**Material supplied:**
#####

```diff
+          unpack(kw.y, kk[2], kk[3]);
+          unpack(kw.z, kk[4], kk[5]);
+          unpack(kw.w, kk[6], kk[7]);
+#pragma unroll
+          for (int e = 0; e < 8; ++e) kk[e] = __expf(kk[e] - cs[16 * lh + 8 * u + e]) * cs[32 + 16 * lh + 8 * u + e];
+          pb[u] = pack8(kk);
+#pragma unroll
+          for (int e = 0; e < 4; ++e) permlane32_swap(kk[e], kk[4 + e]);
+#pragma unroll
+          for (int g = 0; g < 2; ++g) {
+            const int g4 = u + 2 * g, i0 = 8 * g4 + 4 * lh;
+            const float* pk = kk + 4 * g;
+            put_quad(qrow + D + i0, pk[0] * (ak[4 * g4] - cs[64 + i0]), pk[1] * (ak[4 * g4 + 1] - cs[64 + i0 + 1]),
+                     pk[2] * (ak[4 * g4 + 2] - cs[64 + i0 + 2]), pk[3] * (ak[4 * g4 + 3] - cs[64 + i0 + 3]));
+          }
+        }
+      }
+      __builtin_amdgcn_sched_barrier(0);
+      {
+        f32x16 av;
+#pragma unroll
+        for (int r = 0; r < 16; ++r) av[r] = 0.f;
+#pragma unroll
+        for (int u = 0; u < 2; ++u) av = __builtin_amdgcn_mfma_f32_32x32x16_bf16(dcTB[u], pb[u], av, 0, 0, 0);
+#pragma unroll
+        for (int g4 = 0; g4 < 4; ++g4)
+          put_quad(qrow + 2 * D + 8 * g4 + 4 * lh, av[4 * g4], av[4 * g4 + 1], av[4 * g4 + 2], av[4 * g4 + 3]);
+      }
+      __syncthreads();
+      la_u32x4 ovec[6];
+#pragma unroll
+      for (int p = 0; p < 6; ++p) ovec[p] = *reinterpret_cast<const la_lds16*>(lq + 16 * (p / 3) * P4 + (p % 3) * D);
+      if (more) to_lds();
+      asm volatile("" ::"v"(qsn.x), "v"(qsn.y));
+      uint16_t* ot = reinterpret_cast<uint16_t*>(dqkv) + ((long long)b * N + n0) * 3 * D;
+#pragma unroll
+      for (int p = 0; p < 6; ++p)
+        if (pr + 16 * (p / 3) < n_end - n0) *reinterpret_cast<la_u32x4*>(ot + 16 * (p / 3) * 3 * D + (p % 3) * D + go3) = ovec[p];
+      __syncthreads();
+    }
+  } else {
+    RowTile<T, D, 3 * D, LD3> tq;
+    RowTile<T, D, D, LD1> tg;
+    tq.load(qb, 3 * D, 0, n_begin, n_end, tid);
+    tg.load(gb, D, 0, n_begin, n_end, tid);
+    float2 qsn = load_qs(n_begin);
+    tq.store(smem, tid);
+    tg.store(gt, tid);
+    __syncthreads();
+    for (int n0 = n_begin; n0 < n_end; n0 += TOK) {
+      const float rmax = qsn.x, rinv = qsn.y;
+      const bool more = n0 + TOK < n_end;
+      if (more) {
+        tq.load(qb, 3 * D, 0, n0 + TOK, n_end, tid);
+        tg.load(gb, D, 0, n0 + TOK, n_end, tid);
+        qsn = load_qs(n0 + TOK);
+      }
+      const float* qrow = &smem[li * LD3 + wave * DK];
+      const float* krow = qrow + D;
+      const float* vrow = qrow + 2 * D;
+      const float* grow = &gt[li * LD1 + wave * DK];
+
+      float gj[16], kk[16], vj[16];
+  #pragma unroll
+      for (int q4 = 0; q4 < 4; ++q4) {
+        const float4 a = *reinterpret_cast<const float4*>(grow + 16 * lh + 4 * q4);
+        const float4 c = *reinterpret_cast<const float4*>(krow + 16 * lh + 4 * q4);
+        const float4 e = *reinterpret_cast<const float4*>(vrow + 16 * lh + 4 * q4);
+        gj[4 * q4] = a.x; gj[4 * q4 + 1] = a.y; gj[4 * q4 + 2] = a.z; gj[4 * q4 + 3] = a.w;
+        kk[4 * q4] = c.x; kk[4 * q4 + 1] = c.y; kk[4 * q4 + 2] = c.z; kk[4 * q4 + 3] = c.w;
+        vj[4 * q4] = e.x; vj[4 * q4 + 1] = e.y; vj[4 * q4 + 2] = e.z; vj[4 * q4 + 3] = e.w;
+      }
+      f32x16 aq, av, ak;
+  #pragma unroll
+      for (int r = 0; r < 16; ++r) { aq[r] = 0.f; av[r] = 0.f; ak[r] = 0.f; }
+  #pragma unroll
       for (int s = 0; s < 16; ++s) {
         const int ch = 16 * lh + s;
         const float pk = __expf(kk[s] - cs[ch]) * cs[32 + ch];
@@ -832,61 +971,61 @@
         av = __builtin_amdgcn_mfma_f32_32x32x2f32(dcT[s], pk, av, 0, 0, 0);
         ak = __builtin_amdgcn_mfma_f32_32x32x2f32(dcA[s], vj[s], ak, 0, 0, 0);
       }
-    }
-    float dot = 0.f;
-    float qsv[16], pkv[16];
-#pragma unroll
-    for (int g4 = 0; g4 < 4; ++g4) {
-      const int i0 = 8 * g4 + 4 * lh;
-      const float4 qv = *reinterpret_cast<const float4*>(qrow + i0);
-      const float4 kv = *reinterpret_cast<const float4*>(krow + i0);
-      const float qa[4] = {qv.x, qv.y, qv.z, qv.w}, ka[4] = {kv.x, kv.y, kv.z, kv.w};
-#pragma unroll
-      for (int e = 0; e < 4; ++e) {
-        const int r = 4 * g4 + e;
-        qsv[r] = __expf(qa[e] - rmax) * rinv;
-        pkv[r] = __expf(ka[e] - cs[i0 + e]) * cs[32 + i0 + e];
-        dot += qsv[r] * aq[r];
-      }
-    }
-    dot = xhalf_sum(dot);
-    dot *= 5.65685424949238019521f;
-    __syncthreads();
-#pragma unroll
-    for (int g4 = 0; g4 < 4; ++g4) {
-      const int i0 = 8 * g4 + 4 * lh;
-      float4 oq, ok4, ov;
-#pragma unroll
-      for (int e = 0; e < 4; ++e) {
-        const int r = 4 * g4 + e;
-        f4at(oq, e) = qsv[r] * (aq[r] - dot);
-        f4at(ok4, e) = pkv[r] * (ak[r] - cs[64 + i0 + e]);
-        f4at(ov, e) = av[r];
-      }
-      *reinterpret_cast<float4*>(&smem[li * LD3 + wave * DK + i0]) = oq;
-      *reinterpret_cast<float4*>(&smem[li * LD3 + D + wave * DK + i0]) = ok4;
-      *reinterpret_cast<float4*>(&smem[li * LD3 + 2 * D + wave * DK + i0]) = ov;
-    }
-    __syncthreads();
-    constexpr int VPR = 3 * D / W, NOUT = (TOK * VPR + NTHR - 1) / NTHR;
-    typename GVec<T>::reg ovec[NOUT];
-#pragma unroll
-    for (int p = 0; p < NOUT; ++p) {
-      const int idx = min(tid + p * NTHR, TOK * VPR - 1);
-      ovec[p] = GVec<T>::pack_lds(&smem[(idx / VPR) * LD3 + (idx % VPR) * W]);
-    }
-    __syncthreads();
-    if (more) {
-      tq.store(smem, tid);
-      tg.store(gt, tid);
-    }
-#pragma unroll
-    for (int p = 0; p < NOUT; ++p) {
-      const int idx = tid + p * NTHR;
-      const int t = idx / VPR, c = (idx % VPR) * W;
-      if (idx < TOK * VPR && n0 + t < n_end) GVec<T>::store_g(dqkv + ((long long)b * N + n0 + t) * 3 * D + c, ovec[p]);
-    }
-    __syncthreads();
+      float dot = 0.f;
+      float qsv[16], pkv[16];
+  #pragma unroll
+      for (int g4 = 0; g4 < 4; ++g4) {
+        const int i0 = 8 * g4 + 4 * lh;
+        const float4 qv = *reinterpret_cast<const float4*>(qrow + i0);
+        const float4 kv = *reinterpret_cast<const float4*>(krow + i0);
+        const float qa[4] = {qv.x, qv.y, qv.z, qv.w}, ka[4] = {kv.x, kv.y, kv.z, kv.w};
+  #pragma unroll
+        for (int e = 0; e < 4; ++e) {
+          const int r = 4 * g4 + e;
+          qsv[r] = __expf(qa[e] - rmax) * rinv;
+          pkv[r] = __expf(ka[e] - cs[i0 + e]) * cs[32 + i0 + e];
+          dot += qsv[r] * aq[r];
+        }
+      }
+      dot = xhalf_sum(dot);
+      dot *= 5.65685424949238019521f;
+      __syncthreads();
+  #pragma unroll
+      for (int g4 = 0; g4 < 4; ++g4) {
+        const int i0 = 8 * g4 + 4 * lh;
+        float4 oq, ok4, ov;
+  #pragma unroll
+        for (int e = 0; e < 4; ++e) {
+          const int r = 4 * g4 + e;
+          f4at(oq, e) = qsv[r] * (aq[r] - dot);
+          f4at(ok4, e) = pkv[r] * (ak[r] - cs[64 + i0 + e]);
+          f4at(ov, e) = av[r];
+        }
+        *reinterpret_cast<float4*>(&smem[li * LD3 + wave * DK + i0]) = oq;
+        *reinterpret_cast<float4*>(&smem[li * LD3 + D + wave * DK + i0]) = ok4;
+        *reinterpret_cast<float4*>(&smem[li * LD3 + 2 * D + wave * DK + i0]) = ov;
+      }
+      __syncthreads();
+      constexpr int VPR = 3 * D / W, NOUT = (TOK * VPR + NTHR - 1) / NTHR;
+      typename GVec<T>::reg ovec[NOUT];
+  #pragma unroll
+      for (int p = 0; p < NOUT; ++p) {
+        const int idx = min(tid + p * NTHR, TOK * VPR - 1);
+        ovec[p] = GVec<T>::pack_lds(&smem[(idx / VPR) * LD3 + (idx % VPR) * W]);
+      }
+      __syncthreads();
+      if (more) {
+        tq.store(smem, tid);
+        tg.store(gt, tid);
+      }
+  #pragma unroll
+      for (int p = 0; p < NOUT; ++p) {
+        const int idx = tid + p * NTHR;
+        const int t = idx / VPR, c = (idx % VPR) * W;
+        if (idx < TOK * VPR && n0 + t < n_end) GVec<T>::store_g(dqkv + ((long long)b * N + n0 + t) * 3 * D + c, ovec[p]);
+      }
+      __syncthreads();
+    }
   }
 }
 
@@ -985,7 +1124,8 @@
   const int nsplit = pick_splits(B, N, d, &tps);
   if ((long long)B * nsplit * H * 1024 > ws_floats) return LTU_E_ARG;
   hipStream_t st = (hipStream_t)s;
-  const size_t lds_b = (size_t)(32 * (3 * d + 4) + 32 * (d + 4) + H * 96) * sizeof(float);
+  const size_t lds_b = dtype == LTU_BF16 ? (size_t)TOK * (4 * d + LAB_PAD) * 2 + (size_t)H * 96 * sizeof(float) + (size_t)2 * d * 16
+                                         : (size_t)(32 * (3 * d + 4) + 32 * (d + 4) + H * 96) * sizeof(float);
   const int tokb = pick_tokb(B, N, d);
   LTU_DISPATCH_T(dtype, {
     LA_DISPATCH_D(d, {
```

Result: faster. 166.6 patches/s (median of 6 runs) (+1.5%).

#####

**What to do:**
Which lines above include the word "ovec"? Return each one.

**Answer to this exercise:**
+      la_u32x4 ovec[6];
+      for (int p = 0; p < 6; ++p) ovec[p] = *reinterpret_cast<const la_lds16*>(lq + 16 * (p / 3) * P4 + (p % 3) * D);
+        if (pr + 16 * (p / 3) < n_end - n0) *reinterpret_cast<la_u32x4*>(ot + 16 * (p / 3) * 3 * D + (p % 3) * D + go3) = ovec[p];
-    typename GVec<T>::reg ovec[NOUT];
-      ovec[p] = GVec<T>::pack_lds(&smem[(idx / VPR) * LD3 + (idx % VPR) * W]);
-      if (idx < TOK * VPR && n0 + t < n_end) GVec<T>::store_g(dqkv + ((long long)b * N + n0 + t) * 3 * D + c, ovec[p]);
+      typename GVec<T>::reg ovec[NOUT];
+        ovec[p] = GVec<T>::pack_lds(&smem[(idx / VPR) * LD3 + (idx % VPR) * W]);
+        if (idx < TOK * VPR && n0 + t < n_end) GVec<T>::store_g(dqkv + ((long long)b * N + n0 + t) * 3 * D + c, ovec[p]);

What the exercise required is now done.